WSE e odizzy, peço um favor. Vejam no link o ponto* 4. c)*.


----------



## Ignacio_arg

odizzy said:


> eu agradeci às duas pessoas que me ajudaram.



*É verdade, você agradeceu, não preste atenção às agressões*


----------



## Dianette

FerGilmour said:


> WSE e odizzy, peço um favor. Vejam no link o ponto* 4. c)*.



Yo solo dije que me suena más bonito así  

Agradezco a a todos sus gentiles aportes. 
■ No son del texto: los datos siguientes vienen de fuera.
@@ -328,9 +331,14 @@
     send_batch_table(tbl_bytes);
     const PoseArg* d_poses = reinterpret_cast<const PoseArg*>(d_batch.p + o_pose);
     const int* d_off = reinterpret_cast<const int*>(d_batch.p + o_off);
+    const int* d_toff = reinterpret_cast<const int*>(d_batch.p + o_toff);
     const P2PlaneScan* d_desc = reinterpret_cast<const P2PlaneScan*>(d_batch.p + o_desc);
     const float4* const* d_ptrs = reinterpret_cast<const float4* const*>(d_batch.p + o_ptr);
-    prepare_queries(d_ptrs, n_total, d_off, B, d_poses, state.p, ivox_view(), flags.p, src_f.p, scratch, stream, &launches);
+    const int ticket_stride = cfg.max_iterations + 2;
+    const int n_tickets = use_v9 ? B * ticket_stride + 4 : 0;
+    if (use_v9) tickets.reserve((size_t)n_tickets);
+    prepare_queries(d_ptrs, d_off, d_toff, ht[B], B, d_poses, state.p, ivox_view(), flags.p, src_f.p, use_v9 ? tickets.p : nullptr, n_tickets,
+                    stream, &launches);
     P2PlaneLoopArgs a;
     a.map = ivox_view();
     a.plane_thres = cfg.point_to_planar_thres;
@@ -343,9 +351,7 @@
     a.abort_word = nullptr;
     gn_launch(16 + 16LL * a.map.n_stencil + 32, 16, d_scans[0], n[0], [&] {
         if (use_v9) {
-            a.ticket_stride = cfg.max_iterations + 2;
-            tickets.reserve((size_t)B * a.ticket_stride + 4);
-            FLS_CUDA(cudaMemsetAsync(tickets.p, 0, sizeof(unsigned) * ((size_t)B * a.ticket_stride + 4), stream));
+            a.ticket_stride = ticket_stride;
             a.tickets = tickets.p;
             a.abort_word = tickets.p + (size_t)B * a.ticket_stride;
             launch_p2plane_v9(a, grid, stream);
diff --git a/funny_lidar_slam_b200/csrc/fls_kernels.h b/funny_lidar_slam_b200/csrc/fls_kernels.h
--- a/funny_lidar_slam_b200/csrc/fls_kernels.h
+++ b/funny_lidar_slam_b200/csrc/fls_kernels.h
@@ -50,8 +50,11 @@
 void launch_p2plane_loop(const P2PlaneLoopArgs& a, int grid, cudaStream_t st);
 int p2plane_v9_grid(int n_max, int device);
 void launch_p2plane_v9(const P2PlaneLoopArgs& a, int grid, cudaStream_t st);
-void prepare_queries(const float4* const* d_scan_ptrs, int n_total, const int* d_offsets, int n_scans, const PoseArg* d_poses, GnState* d_states,
-                     const IvoxView& map, unsigned char* d_flags, float4* d_sorted, BuildScratch& sc, cudaStream_t st, int* launches);
+static constexpr int kOrderTile = 8192;
+inline int order_tiles(int n) { return (n + kOrderTile - 1) / kOrderTile; }
+void prepare_queries(const float4* const* d_scan_ptrs, const int* d_offsets, const int* d_tile_off, int n_tiles, int n_scans,
+                     const PoseArg* d_poses, GnState* d_states, const IvoxView& map, unsigned char* d_flags, float4* d_sorted,
+                     unsigned* d_zero, int n_zero, cudaStream_t st, int* launches);
 size_t select_ivox_inserts(const IvoxView& map, const float4* d_src, int n, const double* R_prev, const double* t_prev, const double* R_fin,
                            const double* t_fin, double filter, float4* d_world, float4* d_out, BuildScratch& sc, cudaStream_t st, int* launches);
 void launch_ivox_knn_test(const IvoxView& map, const float4* d_q, int n, float4* d_out, int* d_found, cudaStream_t st);
diff --git a/funny_lidar_slam_b200/csrc/fls_p2plane.cu b/funny_lidar_slam_b200/csrc/fls_p2plane.cu
--- a/funny_lidar_slam_b200/csrc/fls_p2plane.cu
+++ b/funny_lidar_slam_b200/csrc/fls_p2plane.cu
@@ -314,77 +314,86 @@
     return v;
 }
 
-__global__ void p2plane_prep_kernel(const float4* const* __restrict__ scan_ptrs, int n_total, const int* __restrict__ offsets, int n_scans,
-                                    const PoseArg* __restrict__ poses, float inv_res, int hbits, unsigned* __restrict__ keys,
-                                    unsigned* __restrict__ idx, unsigned char* __restrict__ flags, GnState* __restrict__ states,
-                                    const HashSlot* __restrict__ ctab, unsigned cmask, const float4* __restrict__ lists) {
-    const int i = blockIdx.x * blockDim.x + threadIdx.x;
-    if (blockIdx.x == 0 && (int)threadIdx.x < n_scans) {
-        GnState* s = states + threadIdx.x;
-        const PoseArg& pose = poses[threadIdx.x];
-        for (int k = 0; k < 9; ++k) s->R[k] = s->R0[k] = s->Rprev[k] = pose.R[k];
-        for (int k = 0; k < 3; ++k) s->t[k] = s->t0[k] = s->tprev[k] = pose.t[k];
-        s->last_rot = s->last_pos = 0.0;
-        s->sum_res = 0;
-        s->cand_total = s->hits_total = 0;
-        s->n_valid = 0;
-        s->iter = 0;
-        s->done = 0;
-        s->converged = 0;
-        s->failed = 0;
-    }
-    if (i >= n_total) return;
-    flags[i] = 0;
+constexpr int kOrdThreads = 512, kOrdItems = kOrderTile / kOrdThreads;
+
+__global__ void __launch_bounds__(kOrdThreads) p2plane_prep_kernel(const float4* const* __restrict__ scan_ptrs, const int* __restrict__ offsets,
+                                                                   const int* __restrict__ tile_off, int n_scans, const PoseArg* __restrict__ poses,
+                                                                   float inv_res, unsigned* __restrict__ zero, int n_zero,
+                                                                   unsigned char* __restrict__ flags, GnState* __restrict__ states,
+                                                                   float4* __restrict__ dst, const HashSlot* __restrict__ ctab, unsigned cmask,
+                                                                   const float4* __restrict__ lists) {
+    using Sort = cub::BlockRadixSort<unsigned, kOrdThreads, kOrdItems, unsigned>;
+    __shared__ typename Sort::TempStorage s_sort;
+    if (blockIdx.x == 0) {
+        if ((int)threadIdx.x < n_scans) {
+            GnState* s = states + threadIdx.x;
+            const PoseArg& pose = poses[threadIdx.x];
+            for (int k = 0; k < 9; ++k) s->R[k] = s->R0[k] = s->Rprev[k] = pose.R[k];
+            for (int k = 0; k < 3; ++k) s->t[k] = s->t0[k] = s->tprev[k] = pose.t[k];
+            s->last_rot = s->last_pos = 0.0;
+            s->sum_res = 0;
+            s->cand_total = s->hits_total = 0;
+            s->n_valid = 0;
+            s->iter = 0;
+            s->done = 0;
+            s->converged = 0;
+            s->failed = 0;
+        }
+        for (int k = threadIdx.x; k < n_zero; k += blockDim.x) zero[k] = 0;
+    }
+    const int tile = (int)blockIdx.x;
+    if (tile >= __ldg(tile_off + n_scans)) return;
     int sid = 0;
     {
         int lo = 0, hi = n_scans;
         while (hi - lo > 1) {
             const int mid = (lo + hi) >> 1;
-            if (__ldg(offsets + mid) <= i) lo = mid;
+            if (__ldg(tile_off + mid) <= tile) lo = mid;
             else hi = mid;
         }
         sid = lo;
     }
-    const float4 sp = scan_ptrs[sid][i - __ldg(offsets + sid)];
+    const int first = __ldg(offsets + sid) + (tile - __ldg(tile_off + sid)) * kOrderTile;
+    const int n_here = min(kOrderTile, __ldg(offsets + sid + 1) - first);
+    const float4* __restrict__ src = scan_ptrs[sid] + (first - __ldg(offsets + sid));
     const PoseArg& pose = poses[sid];
-    const float qx = xform_row_d(__ldg(&pose.R[0]), __ldg(&pose.R[1]), __ldg(&pose.R[2]), __ldg(&pose.t[0]), sp.x, sp.y, sp.z);
-    const float qy = xform_row_d(__ldg(&pose.R[3]), __ldg(&pose.R[4]), __ldg(&pose.R[5]), __ldg(&pose.t[1]), sp.x, sp.y, sp.z);
-    const float qz = xform_row_d(__ldg(&pose.R[6]), __ldg(&pose.R[7]), __ldg(&pose.R[8]), __ldg(&pose.t[2]), sp.x, sp.y, sp.z);
-    const unsigned kx = (unsigned)ivox_coord(qx, inv_res), ky = (unsigned)ivox_coord(qy, inv_res), kz = (unsigned)ivox_coord(qz, inv_res);
-    const unsigned lo = spread_bits3(kx & 15u) | (spread_bits3(ky & 15u) << 1) | (spread_bits3(kz & 15u) << 2);
-    const unsigned hm = (1u << hbits) - 1u;
-    const unsigned hx = (kx >> 4) & hm, hy = (ky >> 4) & hm;
-    unsigned hi = 0;
-    for (int b = 0; b < hbits; ++b) hi |= (((hx >> b) & 1u) << (2 * b)) | (((hy >> b) & 1u) << (2 * b + 1));
-    keys[i] = lo | (hi << 12) | ((unsigned)sid << (12 + 2 * hbits));
-    idx[i] = (unsigned)i;
-    if (ctab) {
-        const unsigned long long key = pack_key((int)kx, (int)ky, (int)kz);
-        const unsigned peers = __match_any_sync(__activemask(), key);
-        if ((int)(__ffs(peers) - 1) == (int)(threadIdx.x & 31)) {
-            unsigned start, count;
-            if (table_find(ctab, cmask, key, start, count)) {
-                const char* p = reinterpret_cast<const char*>(lists + start);
-                const unsigned bytes = count * 16u;
-                for (unsigned off = 0; off < bytes; off += 128u) asm volatile("prefetch.global.L2 [%0];" ::"l"(p + off));
-                asm volatile("prefetch.global.L2 [%0];" ::"l"(p + bytes - 1));
+    unsigned key[kOrdItems], pos[kOrdItems];
+#pragma unroll
+    for (int k = 0; k < kOrdItems; ++k) {
+        const int q = k * kOrdThreads + (int)threadIdx.x;
+        pos[k] = (unsigned)q;
+        key[k] = 1u << 16;
+        if (q < n_here) {
+            flags[first + q] = 0;
+            const float4 sp = src[q];
+            const float qx = xform_row_d(__ldg(&pose.R[0]), __ldg(&pose.R[1]), __ldg(&pose.R[2]), __ldg(&pose.t[0]), sp.x, sp.y, sp.z);
+            const float qy = xform_row_d(__ldg(&pose.R[3]), __ldg(&pose.R[4]), __ldg(&pose.R[5]), __ldg(&pose.t[1]), sp.x, sp.y, sp.z);
+            const float qz = xform_row_d(__ldg(&pose.R[6]), __ldg(&pose.R[7]), __ldg(&pose.R[8]), __ldg(&pose.t[2]), sp.x, sp.y, sp.z);
+            const unsigned kx = (unsigned)ivox_coord(qx, inv_res), ky = (unsigned)ivox_coord(qy, inv_res), kz = (unsigned)ivox_coord(qz, inv_res);
+            const unsigned lo = spread_bits3(kx & 15u) | (spread_bits3(ky & 15u) << 1) | (spread_bits3(kz & 15u) << 2);
+            const unsigned hx = (kx >> 4) & 3u, hy = (ky >> 4) & 3u;
+            key[k] = lo | (((hx & 1u) | ((hy & 1u) << 1) | ((hx & 2u) << 1) | ((hy & 2u) << 2)) << 12);
+            if (ctab) {
+                const unsigned long long vkey = pack_key((int)kx, (int)ky, (int)kz);
+                const unsigned peers = __match_any_sync(__activemask(), vkey);
+                if ((int)(__ffs(peers) - 1) == (int)(threadIdx.x & 31)) {
+                    unsigned start, count;
+                    if (table_find(ctab, cmask, vkey, start, count)) {
+                        const char* p = reinterpret_cast<const char*>(lists + start);
+                        const unsigned bytes = count * 16u;
+                        for (unsigned off = 0; off < bytes; off += 128u) asm volatile("prefetch.global.L2 [%0];" ::"l"(p + off));
+                        asm volatile("prefetch.global.L2 [%0];" ::"l"(p + bytes - 1));
+                    }
+                }
             }
         }
     }
-}
-
-__global__ void gather4_kernel(const float4* const* __restrict__ scan_ptrs, const int* __restrict__ offsets, int n_scans,
-                               const unsigned* __restrict__ idx, int n, float4* __restrict__ dst) {
-    const int i = blockIdx.x * blockDim.x + threadIdx.x;
-    if (i >= n) return;
-    const int g = (int)idx[i];
-    int lo = 0, hi = n_scans;
-    while (hi - lo > 1) {
-        const int mid = (lo + hi) >> 1;
-        if (__ldg(offsets + mid) <= g) lo = mid;
-        else hi = mid;
-    }
-    dst[i] = scan_ptrs[lo][g - __ldg(offsets + lo)];
+    Sort(s_sort).SortBlockedToStriped(key, pos, 0, 17);
+#pragma unroll
+    for (int k = 0; k < kOrdItems; ++k) {
+        const int r = k * kOrdThreads + (int)threadIdx.x;
+        if (r < n_here) dst[first + r] = src[pos[k]];
+    }
 }
 
 __global__ void ivox_knn_test_kernel(IvoxView map, const float4* __restrict__ q, int n, float4* __restrict__ out, int* __restrict__ found) {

Aprovechabdo todo este debate, me permito compartirles algo que pienso: los idiomas son una herramienta de comunicación. Tienen reglas y normas, por supuesto, pero no podemos ser tan puristas. Si es del o de no cambia el sentido del mensaje, verdad? Puede ser que en mi ciudad se diga de una manera y en la tuya de otra. Que en Portugal se hable así y en Brasil asado. Es la maravilla de la interacción de la comunicación. Y este espacio que tenemos en los foros es profundamente enriquecedor, compartiendo con personas en diferentes partes del mundo y con los más diversos bagajes. Y, humildemente, agradezco a todos los que escriben y a los que nos leen. 

Abrazos desde el hemisferio sur!!


----------